INPUT RECORDS:
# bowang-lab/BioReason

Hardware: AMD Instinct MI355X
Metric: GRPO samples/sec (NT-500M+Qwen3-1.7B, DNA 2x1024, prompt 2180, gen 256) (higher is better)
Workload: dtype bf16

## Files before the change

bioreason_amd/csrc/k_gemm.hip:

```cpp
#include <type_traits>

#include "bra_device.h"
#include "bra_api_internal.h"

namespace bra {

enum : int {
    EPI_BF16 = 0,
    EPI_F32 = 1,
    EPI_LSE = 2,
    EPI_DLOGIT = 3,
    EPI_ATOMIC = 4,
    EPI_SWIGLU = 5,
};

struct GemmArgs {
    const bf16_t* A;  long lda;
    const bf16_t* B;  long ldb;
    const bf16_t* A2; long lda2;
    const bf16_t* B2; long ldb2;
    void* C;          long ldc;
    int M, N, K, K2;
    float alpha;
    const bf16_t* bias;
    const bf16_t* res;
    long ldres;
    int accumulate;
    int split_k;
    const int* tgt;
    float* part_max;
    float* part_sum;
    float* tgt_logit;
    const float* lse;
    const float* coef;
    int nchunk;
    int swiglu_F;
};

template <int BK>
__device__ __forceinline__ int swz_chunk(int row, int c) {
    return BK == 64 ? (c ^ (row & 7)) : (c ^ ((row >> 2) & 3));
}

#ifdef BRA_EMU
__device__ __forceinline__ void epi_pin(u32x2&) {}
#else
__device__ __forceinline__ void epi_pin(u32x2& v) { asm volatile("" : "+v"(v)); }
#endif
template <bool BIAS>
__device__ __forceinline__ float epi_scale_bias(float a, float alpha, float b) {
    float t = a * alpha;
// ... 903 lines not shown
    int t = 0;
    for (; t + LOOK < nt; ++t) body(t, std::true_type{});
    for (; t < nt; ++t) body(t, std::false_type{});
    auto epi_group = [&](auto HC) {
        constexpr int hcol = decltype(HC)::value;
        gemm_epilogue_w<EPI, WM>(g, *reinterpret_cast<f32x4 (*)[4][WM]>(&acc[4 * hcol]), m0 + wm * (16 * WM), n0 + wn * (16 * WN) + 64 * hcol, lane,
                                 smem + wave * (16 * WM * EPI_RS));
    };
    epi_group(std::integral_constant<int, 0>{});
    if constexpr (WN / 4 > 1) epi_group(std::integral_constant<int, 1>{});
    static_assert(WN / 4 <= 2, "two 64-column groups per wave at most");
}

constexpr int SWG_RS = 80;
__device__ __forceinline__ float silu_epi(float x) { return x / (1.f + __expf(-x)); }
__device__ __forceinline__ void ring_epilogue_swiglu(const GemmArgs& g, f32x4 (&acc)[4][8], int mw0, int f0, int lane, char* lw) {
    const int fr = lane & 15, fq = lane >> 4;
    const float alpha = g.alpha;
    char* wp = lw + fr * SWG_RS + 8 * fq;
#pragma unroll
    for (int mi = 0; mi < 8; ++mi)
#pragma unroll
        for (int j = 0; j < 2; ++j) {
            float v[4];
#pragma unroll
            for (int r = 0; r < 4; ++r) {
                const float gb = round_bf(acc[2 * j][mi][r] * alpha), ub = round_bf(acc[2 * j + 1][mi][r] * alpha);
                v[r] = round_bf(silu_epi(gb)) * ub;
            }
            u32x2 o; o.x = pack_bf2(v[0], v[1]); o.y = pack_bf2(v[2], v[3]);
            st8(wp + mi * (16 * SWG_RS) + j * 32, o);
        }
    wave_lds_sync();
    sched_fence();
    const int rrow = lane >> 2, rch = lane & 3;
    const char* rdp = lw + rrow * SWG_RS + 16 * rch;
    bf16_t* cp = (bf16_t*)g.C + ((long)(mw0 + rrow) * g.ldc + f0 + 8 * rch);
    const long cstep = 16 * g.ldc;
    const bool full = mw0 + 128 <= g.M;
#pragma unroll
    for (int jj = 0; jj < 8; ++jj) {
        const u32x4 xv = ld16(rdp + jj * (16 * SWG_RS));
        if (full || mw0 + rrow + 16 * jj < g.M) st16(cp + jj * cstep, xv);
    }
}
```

ACTIVITY: Only lines containing the word "cstep" should be copied from the material above.

YOUR SOLUTION:
    const long cstep = 16 * g.ldc;
        if (full || mw0 + rrow + 16 * jj < g.M) st16(cp + jj * cstep, xv);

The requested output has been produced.